「那是第一次打你。回家的路上我牽著你的手,你抿著小嘴不跟我說話。我很愧疚,以為你會哭,跟爸爸生氣。但是你自己調節好了,還反過來抱著我的脖子跟我道歉,又跟我說,挨打肯定是自己做錯了事情。你對牛頓的蘋果感興趣,對水中浮力感興趣,對公雞的腦袋為何穩定也很好奇;就是對跳舞沒興趣,問我怎麼辦?」
這都是多久之前的事情了,於星落真的記不得了。
「我想,我女兒對自己的選擇,一定是有一個清晰的認知的。」於治勛柔軟地說:「從那以後,爸爸媽媽就發誓,再也不強加給你壓力,不責備你。」
「囡囡,真的就這個男孩兒了嗎?」於治勛很嚴肅。
於星落認真地點點頭,說:「很多年前因為我的怯懦,不敢宣之於口。他有他的驕傲,我也有我的驕傲。分手以後,不和他在一起我能過得很好,但是有他我能更好,這次我想勇敢一點。幸福需要自己爭取,不能總寄希望於緣分的到來。」
於治勛問:「這麼喜歡他?」
「和他在一起很開心,什麼都不做,就呆著不說話也很開心。」
於星落想到池禹跟她撒嬌時的模樣。
喜歡一個人的時候總是溫柔又幼稚的,幻想自己是被獨寵的小孩子,霸道又無理。身邊的風很溫柔,水也很溫柔,眼睛裡好像住著閃閃發光的小星星。

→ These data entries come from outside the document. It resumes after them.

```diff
@@ -625,7 +700,7 @@
         if (int rc = nerfart_sdf_fwd_rays(surf_blob, precision, rays_o, rays_dn, act, w.d_new, n_act, n_up, n_up, R_bg, w.s_new, n_up, stream)) return rc;
         if (int rc = merge_check_launch(n_act, n, cap, n_up, n_final, max_bisect, it, eps, alpha_net, beta_net, dA, sA,
                                         dB, sB, act, w.d_new, w.s_new, w.u_final, u_stride, d_fine, w.beta_plus,
-                                        beta_map, iter_usage, act_next, w.count + it, guard, w.esc_list, w.count + ESC_SLOT, stream)) return rc;
+                                        beta_map, iter_usage, act_next, w.count + it, guard, w.esc_list, w.count + ESC_SLOT, w.count + SCAN_SLOT, stream)) return rc;
         NERFART_HIP(hipMemcpyAsync(h_count, w.count, sizeof(h_count), hipMemcpyDeviceToHost, stream));
         NERFART_HIP(hipStreamSynchronize(stream));
         n_act = h_count[it];
@@ -636,6 +711,8 @@
         n += n_up;
         if (guarded && late_round > 0 && it >= late_round) break;
     }
+    g_scan_total += h_count[SCAN_SLOT];
+    g_scan_fallback += h_count[SCAN_SLOT + 1];
     if (!guarded) {
         if (n_act > 0)
             if (int rc = finalize_launch(n_act, n, cap, n_final, dA, sA, act, w.u_final, u_stride, w.beta_plus, d_fine,
diff --git a/nerfart_amd/hip.py b/nerfart_amd/hip.py
--- a/nerfart_amd/hip.py
+++ b/nerfart_amd/hip.py
@@ -57,6 +57,8 @@
     "nerfart_volsdf_upsample": (_i, [_i, _i, _i, _i, _p, _p, _p, _p, _p, _i, _p, _p]),
     "nerfart_volsdf_merge_check": (_i, [_i, _i, _i, _i, _i, _i, _i, _f, _f, _f] + [_p] * 8 + [_i] + [_p] * 7),
     "nerfart_volsdf_finalize": (_i, [_i, _i, _i, _i] + [_p] * 4 + [_i] + [_p] * 5),
+    "nerfart_volsdf_scan_counts": (None, [_p, _p]),
+    "nerfart_volsdf_scan_predicate_test": (_i, [_i, _i, _p, _p, _i, _p, _f, _p, _i, _p, _p, _p, _p, _p, _p, _p]),
     "nerfart_volsdf_sampler_workspace_bytes": (_ll, [_i, _i, _i, _i, _i]),
     "nerfart_volsdf_fine_sample": (_i, [_p, _i, _p, _p, _i, _p, _p, _f, _f, _f, _f, _f, _f, _i, _i, _i, _i, _i, _p, _p, _p, _i, _p, _p, _p, _p, _ll, _p]),
     "nerfart_volsdf_fine_sample_guarded": (_i, [_p, _i, _p, _i, _f, _p, _p, _i, _p, _p, _f, _f, _f, _f, _f, _f, _i, _i, _i, _i, _i, _p, _p, _p, _i, _p, _p, _p, _p, _p, _ll, _p]),
@@ -806,6 +808,38 @@
     return ws
 
 
+def scan_counts():
+    a, b = C.c_longlong(0), C.c_longlong(0)
+    lib.nerfart_volsdf_scan_counts(C.cast(C.byref(a), C.c_void_p), C.cast(C.byref(b), C.c_void_p))
+    return a.value, b.value
+
+
+def _add_sampler_stats(stats, R, n_esc, scans0):
+    scans1 = scan_counts()
+    stats["escalated"] = stats.get("escalated", 0) + n_esc
+    stats["rays"] = stats.get("rays", 0) + R
+    stats["bisect_scans"] = stats.get("bisect_scans", 0) + scans1[0] - scans0[0]
+    stats["bisect_fallbacks"] = stats.get("bisect_fallbacks", 0) + scans1[1] - scans0[1]
+
+
+def scan_predicate_test(d, s, betas, eps=0.1, eps_each=None, variant=0, dumps=False):
+    rows, n = d.shape
+    nb = betas.shape[1]
+    dev = d.device
+    bits = torch.zeros(rows, nb, dtype=torch.int32, device=dev)
+    mx = torch.empty(rows, nb, dtype=torch.float32, device=dev)
+    bf = rf = ef = be = None
+    if dumps:
+        bf, rf, ef, be = (torch.full((rows, nb, n - 1), float("nan"), dtype=torch.float32, device=dev) for _ in range(4))
+    _check(lib.nerfart_volsdf_scan_predicate_test(rows, n, _dev(d, name="d"), _dev(s, name="s"), nb, _dev(betas, name="betas"), float(eps),
+                                                  _dev(eps_each, name="eps_each"), int(variant), _dev(bits, torch.int32), _dev(mx), _dev(bf), _dev(rf),
+                                                  _dev(ef), _dev(be), _stream()), "nerfart_volsdf_scan_predicate_test")
+    out = {"le": (bits & 1) != 0, "le_exact": (bits & 2) != 0, "undecided": (bits & 4) != 0, "mx_exact": mx}
+    if dumps:
+        out.update(b_fast=bf, r_fast=rf, e_fast=ef, b_exact=be)
+    return out
+
+
 def volsdf_fine_sample(surf_blob, rays_o, rays_dn, near: float, far: float, R_bg: float, alpha: float, beta: float,
                        eps: float, n_init: int, n_up: int, n_final: int, max_iter: int, max_bisect: int, precision: int = 0,
                        u_final=None, escalate=None, guard: float = 0.0, stats=None, late_round: int = 0):
@@ -820,6 +854,7 @@
     ws = _workspace(nb, dev)
     esc_blob, esc_prec = escalate if (escalate is not None and guard > 0) else (None, 0)
     n_esc = C.c_int(0)
+    scans0 = scan_counts()
     _check(lib.nerfart_volsdf_fine_sample_guarded2(_dev(surf_blob), int(precision), _dev(esc_blob, name="esc_blob"), int(esc_prec), float(guard), int(late_round),
                                                   _dev(rays_o), _dev(rays_dn), R, None, None, float(near), float(far),
                                                   float(R_bg), float(alpha), float(beta), float(eps), n_init, n_up, n_final, max_iter,
@@ -828,8 +863,7 @@
                                                   int(u_final is not None), _dev(d_fine), _dev(beta_map), _dev(usage), C.byref(n_esc), ws.data_ptr(),
                                                   ws.numel(), _stream()), "nerfart_volsdf_fine_sample_guarded2")
     if stats is not None:
-        stats["escalated"] = stats.get("escalated", 0) + n_esc.value
-        stats["rays"] = stats.get("rays", 0) + R
+        _add_sampler_stats(stats, R, n_esc.value, scans0)
     return d_fine, beta_map, usage
 
 
@@ -1049,6 +1083,7 @@
     samp_blob, samp_prec = sampler if sampler is not None else (surf_blob, precision)
     rblob, rprec = radiance if radiance is not None else (rad_blob, precision)
     n_esc = C.c_int(0)
+    scans0 = scan_counts()
     _check(lib.nerfart_volsdf_render_staged2_fwd(
         _dev(surf_blob), int(precision), _dev(rblob, name="rad_blob"), int(rprec), _dev(samp_blob, name="sampler_blob"), int(samp_prec), float(guard),
         int(late_round), int(view_tiles), _dev(rays_o, name="rays_o"), _dev(rays_d, name="rays_d"), R,
@@ -1061,8 +1096,7 @@
         g("visibility_weights"), g("beta_map"), g("iter_usage"), C.byref(n_esc), ws.data_ptr(), ws.numel(), _stream()),
         "nerfart_volsdf_render_staged2_fwd")
     if stats is not None:
-        stats["escalated"] = stats.get("escalated", 0) + n_esc.value
-        stats["rays"] = stats.get("rays", 0) + R
+        _add_sampler_stats(stats, R, n_esc.value, scans0)
     out.update(det)
     return out
 
```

於治勛沉默片刻,說:「既然是這樣,爸爸就尊重你的決定。我囡囡的眼光肯定不會錯的。」
*
過完年以後,英元科技c輪融資完成。
於星落把自己的工作安排的滿滿當當的,再見到池禹,是股東會上。
英元的股東比較多,有些小股東也來參加會議,而池禹手裡持有的英元的股份應該是最多的。
她坐在椅子上看見他邁著長腿進來,和身邊的人說著話,淺淺一笑。一身筆挺的黑色西裝,白襯衫,菸灰色的領帶上一枚玫瑰金色的領帶針,低調又別致。

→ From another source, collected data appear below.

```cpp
long long cpn_linear_attention_scratch(int B, int H, int Dv, int nsplit);
int cpn_linear_attention(const float* q, const float* k, const float* v, int B, int L, int H, int Dv,
                         int channel_major, float eps, int nsplit, float* scratch, float* out, void* stream);
long long cpn_linear_attention_bwd_scratch(int B, int L, int H, int Dv, int nsplit);
int cpn_linear_attention_bwd(const float* q, const float* k, const float* v, const float* dout, int B, int L, int H, int Dv,
                             int channel_major, float eps, int nsplit, float* scratch, float* dq, float* dk, float* dv,
                             void* stream);

int cpn_qk_assemble(const float* lin, const float* low, const float* pos, int B, int fs, int h, int w, int nhead, int dim,
                    float* q, float* k, void* stream);

long long cpn_cost_volume_attention_scratch(int B, int L, int H, int P, int Dv);
int cpn_cost_volume_attention(const float* q, const float* k, const float* v_low, const float* residual, int B, int fs,
                              int H, int hs, int Dv, float eps, float* scratch, float* out, void* stream);

long long cpn_conv4d_strided_bwd_scratch(int B, int Cin, int Cout, int Hq, int Wq, int Hs, int Ws, int k, int s, int p);
int cpn_conv4d_strided_bwd(const float* x, const float* dy, const float* wq, const float* ws, int B, int Cin, int Cout,
                           int Hq, int Wq, int Hs, int Ws, int k, int s, int p, float* scratch, float* dx, float* gwq,
                           float* gws, float* gb, void* stream);

int cpn_cross_attention(const float* corr, const float* src_v, const float* trg_v, int B, int H, int S, int T, int C,
                        float* src_attn, float* trg_attn, void* stream);
long long cpn_cross_attention_bwd_scratch(int B, int H, int S, int T);
int cpn_cross_attention_bwd(const float* corr, const float* src_v, const float* trg_v, const float* src_attn,
                            const float* trg_attn, const float* g_src, const float* g_trg, int B, int H, int S, int T, int C,
                            float* scratch, float* dcorr, float* dsrc_v, float* dtrg_v, void* stream);

int cpn_conv_map7x7(const float* rgb, const float* w, const float* bias, int N, int H, int W, float* out_nchw,
                    uint16_t* out_nhwc_f16, void* stream);

int cpn_bn_act(const float* x, const float* res, const float* mean, const float* var, const float* w, const float* b,
               float eps, int N, int C, int HW, int relu, float* y, void* stream);

int cpn_pack_conv_weight(const float* w, int Cout, int Cin, int ksize, float* wp, void* stream);
long long cpn_trunk_conv_scratch_floats(int N, int Hin, int Win, int Cin, int Cout, int ksize, int stride);
int cpn_trunk_conv_bn_act(const float* x, const float* wp, int N, int Hin, int Win, int Cin, int Cout, int ksize, int stride,
                          const float* mean, const float* var, const float* bn_w, const float* bn_b, float eps,
                          const float* res, int relu, float* out_nhwc, float* out_nchw, float* scratch, void* stream);

#define CPN_POSE_TAIL_TENSORS 16
int cpn_pose_positional(const float* intrinsics, int B, int V, float H, const float* lin, int n, float* out, void* stream);
int cpn_pose_gemv(const float* x, const float* W, int B, int K, int O, int nsplit, float* partial, void* stream);
int cpn_pose_tail(const float* h512, int nsplit, const float* bias0, const float* const* weights, int B, float* rel_pose,
                  void* stream);

int cpn_resize_bilinear_ac(const float* src, float* dst, long long planes, int h, int w, int H, int W, void* stream);
int cpn_resize_bilinear_ac_adjoint(const float* g, float* out, long long planes, int h, int w, int H, int W, void* stream);

int cpn_corr_mean3(const float* c0, int h0, const float* c1, int h1, const float* c2, int n, int B, float* out,
                   void* stream);

int cpn_prepare_input(const uint8_t* frames_u8, int B, int Hs, int Ws, int y0, int x0, int H, int W, int R,
                      const int32_t* ray_pix, float* ctx_rgb, float* qry_rgb, void* stream);

int cpn_ssim_warp_blocks(int H, int W);
int cpn_ssim_warp(const float* rgb, const float* flow0, const float* flow1, const uint8_t* mask, const float* window, int B,
                  int H, int W, int h, int w, float* coords, float* maps, float* partial, float* sums, float* loss,
                  float* inv3den, void* stream);
int cpn_ssim_warp_bwd(const float* rgb, const float* coords, const float* maps, const float* window, const float* gout,
                      const float* inv3den, int B, int H, int W, int h, int w, float* gup, float* dflow, void* stream);

int cpn_image_metrics_scratch(int N, int H, int W);
int cpn_image_metrics(const float* pred, const float* target, int N, int H, int W, float* partial, float* out, void* stream);

int cpn_flow_panels(const float* rgb, const float* flow0, const float* flow1, int B, int S, int h, float* warped, uint8_t* mask,
                    uint8_t* overlay, void* stream);
int cpn_depth_jet(const float* depth, long long n, const float* table, float* out, void* stream);
int cpn_attention_entropy_blocks(long long rows);
int cpn_attention_entropy(const float* at_wt, long long rows, int S, int nan_to_zero, float* partial, float* out, void* stream);

#define CPN_LPIPS_LAYERS 5
int cpn_lpips_stem(const float* pred, const float* target, const float* w, const float* bias, int N, int H, int W, float* out,
                   void* stream);
int cpn_lpips_head_scratch(int N, int layers, const int* host_h, const int* host_w);
int cpn_lpips_head(const float* const* host_feat, const float* const* host_lin, const int* host_C, const int* host_h,
                   const int* host_w, int layers, int N, float* partial, float* out, float* per_layer, void* stream);

int cpn_lpips_head_bwd(const float* const* host_feat, const float* const* host_lin, const int* host_C, const int* host_h,
                       const int* host_w, int layers, int N, const float* g, float* const* host_dfeat, void* stream);
int cpn_lpips_stem_bwd(const float* dy, const float* y, const float* pred, const float* w, int N, int H, int W, float* dpred,
                       void* stream);

int cpn_fit_images_u8(const uint8_t* img, int N, int B, int Hi, int Wi, int size, int antialias, float* tmp, float* out,
                      long long batch_stride, long long view_stride, void* stream);
int cpn_camera_path(const float* rel_pose, const double* t, int B, int K, double sway, double turns, float* out, void* stream);
int cpn_pack_frames(const float* rgb, const float* depth, const float* table, int B, int h, int w, uint8_t* out, void* stream);

int cpn_epipolar_lines(const float* intrinsics, const float* rel_pose, const float* gt_rel_pose, const int* points, int B, int P,
                       int W, double* F, double* lines, int* ends, uint8_t* valid, void* stream);
int cpn_epipolar_panels(const float* rgb, const int* points, const float* colors, const int* ends, const uint8_t* valid, int B,
                        int S, int P, int radius, int thickness, float* out, void* stream);
int cpn_mask_contour(const uint8_t* overlay, const uint8_t* mask, int N, int S, uint8_t* out, void* stream);

#define CPN_COMPACT_TILE 1024
#define CPN_COMPACT_FINISH 256
int cpn_depth_points(const float* depth, const float* poses, const float* intrinsics, int K, int B, int S, int y0, int x0, int h,
                     int w, float* xyz, void* stream);
int cpn_depth_votes(const float* depth, const float* poses, const float* intrinsics, int K, int B, int S, int y0, int x0, int h,
                    int w, double px_tol, double rel_tol, uint8_t* votes, float* depth_fused, void* stream);
int cpn_compact_points_scratch(int K, int B, int h, int w);
int cpn_compact_points(const uint8_t* keep, const float* xyz, const float* rgb, int K, int B, int h, int w, int* scratch,
                       float* out_xyz, uint8_t* out_rgb, int* count, void* stream);

int cpn_match_fields(const float* flow0, const float* flow1, const float* intrinsics, const float* rel_pose, int B, int S, int h,
                     float* q, float* cycle, float* epi, uint8_t* inside, void* stream);
int cpn_compact_matches_scratch(int B, int S);
int cpn_compact_matches(const uint8_t* keep, const float* q, const float* cycle, const float* epi, int B, int S, int* scratch,
                        float* xy, float* err, int* count, void* stream);
int cpn_refine_pose(const float* xy, const int* count, const float* intrinsics, const float* rel_pose, int B, int N, int iters,
                    double scale_px, float* pose, double* stats, void* stream);

#define CPN_SPLAT_SCORE_TILE 4096
int cpn_splat_points(const float* xyz, const int* count, const float* poses, const float* intrinsics, int K, int B, int cap, int H,
                     int W, int radius, double near, unsigned long long* zbuf, void* stream);
int cpn_splat_resolve(const unsigned long long* zbuf, const uint8_t* rgb, int K, int B, int cap, int H, int W, int fill,
                      int background, uint8_t* frames, float* depth, int* index, void* stream);
int cpn_splat_score_scratch(int K, int B, int H, int W);
int cpn_splat_score(const uint8_t* frames, const int* index, const uint8_t* target, int K, int B, int H, int W, long long* scratch,
                    long long* stats, void* stream);

int cpn_tsdf_integrate(const float* depth, const uint8_t* valid, const float* rgb, const float* poses, const float* intrinsics,
                       const float* origin, const float* spacing, const float* trunc, int K, int B, int S, int y0, int x0, int h,
                       int w, int Nx, int Ny, int Nz, float* tsdf, uint8_t* weight, float* colour, void* stream);
int cpn_surface_vertices_scratch(int B, int Nx, int Ny, int Nz);
int cpn_surface_vertices(const float* tsdf, const uint8_t* weight, const float* colour, const float* origin, const float* spacing,
                         int B, int Nx, int Ny, int Nz, int min_weight, int capv, int* scratch, float* vert_xyz, uint8_t* vert_rgb,
                         int* nvert, int* cell_vertex, void* stream);
int cpn_surface_faces_scratch(int B, int Nx, int Ny, int Nz);
int cpn_surface_faces(const float* tsdf, const int* cell_vertex, int B, int Nx, int Ny, int Nz, int capf, int* scratch, int* faces,
                      int* nface, void* stream);

#define CPN_RASTER_SMALL 64
#define CPN_RASTER_TILES 256
int cpn_raster_faces(const float* xyz, const int* nvert, const int* faces, const int* nface, const float* poses,
                     const float* intrinsics, int K, int B, int capv, int capf, int H, int W, int cull, double near,
                     unsigned long long* zbuf, void* stream);
int cpn_raster_resolve(const unsigned long long* zbuf, const float* xyz, const uint8_t* rgb, const int* nvert, const int* faces,
                       const float* poses, const float* intrinsics, int K, int B, int capv, int capf, int H, int W, int shade,
                       int background, uint8_t* frames, float* depth, int* index, float* bary, void* stream);

#define CPN_RANSAC_CHUNK 256
int cpn_ransac_hypotheses(const float* xy, const int* count, const float* intrinsics, int B, int N, int Hn, long long seed,
                          double* E, int* sample, uint8_t* valid, void* stream);
int cpn_ransac_score(const double* E, const uint8_t* valid, const float* xy, const int* count, const float* intrinsics,
                     const float* rel_pose, int B, int N, int Hn, double inlier_px, int* partial, void* stream);
int cpn_ransac_finish(const double* E, const uint8_t* valid, const int* partial, const float* xy, const int* count,
                      const float* intrinsics, const float* rel_pose, int B, int N, int Hn, double inlier_px, float* pose,
                      uint8_t* inlier, double* stats, void* stream);

int cpn_ransac_hypotheses5(const float* xy, const int* count, const float* intrinsics, int B, int N, int Hn, long long seed,
                           double* E, int* sample, uint8_t* valid, void* stream);

#ifdef __cplusplus
}
#endif
#endif
```

Measured before the change: 2.914 million rays/s.

## Fold GroupNorm+ReLU of one conv4d into the next conv4d's input loads

Within a conv4d block chain at inference, each layer except the last now skips its separate GroupNorm+ReLU pass and hands its raw output and statistics to the next conv4d. The next conv4d then normalises and applies ReLU to its inputs on load, in both the pooling kernels and the k3s1 scalar and MFMA kernels. This removes one full read/write pass over the 4D correlation tensor per folded layer. The cost is redundant per-element normalisation work inside the conv inner loops, plus extra gamma/beta loads. The render metric may barely depend on this getz trunk path.

```diff
diff --git a/coponerf_amd/csrc/ufc_conv4d.hip b/coponerf_amd/csrc/ufc_conv4d.hip
--- a/coponerf_amd/csrc/ufc_conv4d.hip
+++ b/coponerf_amd/csrc/ufc_conv4d.hip
@@ -57,6 +57,34 @@
     __syncthreads();
     gn_publish(red[0] + red[2] + red[4] + red[6], red[1] + red[3] + red[5] + red[7], stats, b);
 }
+
+__device__ __forceinline__ void gn_mean_rstd(const double* __restrict__ stats, int b, double n, float eps, float& mean,
+                                             float& rstd) {
+    const double m = stats[2 * (size_t)b] / n;
+    const double var = stats[2 * (size_t)b + 1] / n - m * m;
+    mean = (float)m;
+    rstd = (float)(1.0 / sqrt(var + (double)eps));
+}
+
+__device__ __forceinline__ void gn_block_stats(const double* __restrict__ stats, int b, double n, float eps, float& mean,
+                                               float& rstd) {
+    __shared__ float mr[2];
+    if (threadIdx.x == 0) gn_mean_rstd(stats, b, n, eps, mr[0], mr[1]);
+    __syncthreads();
+    mean = mr[0];
+    rstd = mr[1];
+}
+
+__device__ __forceinline__ float gn_relu_value(float v, float mean, float rstd, float gamma, float beta) {
+    return fmaxf(__builtin_fmaf((v - mean) * rstd, gamma, beta), 0.0f);
+}
+
+struct InNorm {
+    const double* stats;
+    const float *gamma, *beta;
+    float eps;
+    double n;
+};
 
 __global__ __launch_bounds__(256) void conv4d_kernel(const float* __restrict__ x, const float* __restrict__ wq,
                                                      const float* __restrict__ bq, const float* __restrict__ ws,
@@ -113,28 +141,49 @@
     gn_publish_block(s1, s2, stats, b);
 }
 
+template <bool NORM>
+struct PoolNorm {
+    long long bc = -1;
+    float mean = 0.f, rstd = 0.f, gamma = 0.f, beta = 0.f;
+    __device__ __forceinline__ void at(const InNorm& in, long long bc_, int Cin) {
+        if (!NORM || bc_ == bc) return;
+        if (bc < 0 || bc_ / Cin != bc / Cin) gn_mean_rstd(in.stats, (int)(bc_ / Cin), in.n, in.eps, mean, rstd);
+        bc = bc_;
+        gamma = in.gamma[bc_ % Cin];
+        beta = in.beta[bc_ % Cin];
+    }
+    __device__ __forceinline__ float operator()(float v) const { return NORM ? gn_relu_value(v, mean, rstd, gamma, beta) : v; }
+};
+
+template <bool NORM>
 __global__ __launch_bounds__(256) void pool_support_kernel(const float* __restrict__ x, int Hs, int Ws, int s, int Os,
-                                                           int Ps_, long long planes, float* __restrict__ out) {
+                                                           int Ps_, long long planes, float* __restrict__ out, InNorm in,
+                                                           int Cin, int HWq) {
     const long long total = planes * Os * Ps_;
+    PoolNorm<NORM> norm;
     for (long long i = (long long)blockIdx.x * blockDim.x + threadIdx.x; i < total; i += (long long)gridDim.x * blockDim.x) {
         const int sx = (int)(i % Ps_);
         long long t = i / Ps_;
         const int sy = (int)(t % Os);
         const long long pl = t / Os;
         const float* base = x + pl * Hs * Ws;
+        norm.at(in, NORM ? pl / HWq : 0, Cin);
         float m = -INFINITY;
         for (int dy = 0; dy < s; ++dy)
             for (int dx = 0; dx < s; ++dx) {
                 const int yy = sy * s + dy, xx = sx * s + dx;
-                if (yy < Hs && xx < Ws) m = fmaxf(m, base[(size_t)yy * Ws + xx]);
+                if (yy < Hs && xx < Ws) m = fmaxf(m, norm(base[(size_t)yy * Ws + xx]));
             }
         out[i] = m;
     }
 }
 
+template <bool NORM>
 __global__ __launch_bounds__(256) void pool_query_kernel(const float* __restrict__ x, int Hq, int Wq, int Hs, int Ws,
-                                                         int s, int Oq, int Pq_, long long bc, float* __restrict__ out) {
+                                                         int s, int Oq, int Pq_, long long bc, float* __restrict__ out,
+                                                         InNorm in, int Cin) {
     const long long P = (long long)Hs * Ws, total = bc * Oq * Pq_ * P;
+    PoolNorm<NORM> norm;
     for (long long i = (long long)blockIdx.x * blockDim.x + threadIdx.x; i < total; i += (long long)gridDim.x * blockDim.x) {
         const long long uv = i % P;
         long long t = i / P;
@@ -142,11 +191,12 @@
         const int qy = (int)(t % Oq);
         const long long c = t / Oq;
         const float* base = x + c * Hq * Wq * P + uv;
+        norm.at(in, c, Cin);
         float m = -INFINITY;
         for (int dy = 0; dy < s; ++dy)
             for (int dx = 0; dx < s; ++dx) {
                 const int yy = qy * s + dy, xx = qx * s + dx;
-                if (yy < Hq && xx < Wq) m = fmaxf(m, base[((size_t)yy * Wq + xx) * P]);
+                if (yy < Hq && xx < Wq) m = fmaxf(m, norm(base[((size_t)yy * Wq + xx) * P]));
             }
         out[i] = m;
     }
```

公眾場合他一向拿捏得當,叫人看不出半點兒不妥當;自然也沒人知道他是個私底下很喜歡跟女朋友撒嬌任性的人,於星落盯著他清雋的臉,總是不自覺想到兩人單獨呆在一起的樣子,尤其是大年三十那天晚上……額,打住。
池禹朝她看過來,於星落眨眨眼睛,隨後偏開臉。
池禹卻徑直向她走了過來,站了會兒,「手伸出來。」
於星落看看周圍的人,小聲問:「幹嘛?」
池禹勾唇笑了下,筆直的褲縫貼了下桌子邊緣,給她手裡放了一顆糖,手指又在她掌心撓了下,於星落再抬頭的時候,他已經漫不經心地走開了。
誰都沒有看到他的小動作,於星落有些臉熱。
於星落盯著手心的薄荷糖,和英國的時候給她的那顆是一樣的牌子。
她都不知道,池禹竟然有隨身帶著糖的習慣。
會議很快開始,那顆糖在於星落手裡攥了半天,硬硬的糖紙紮著她的掌心。她抬頭看向坐在位首的池禹,恰巧他也看過來,眼角浮起一絲淺淡的笑意,旋即消散。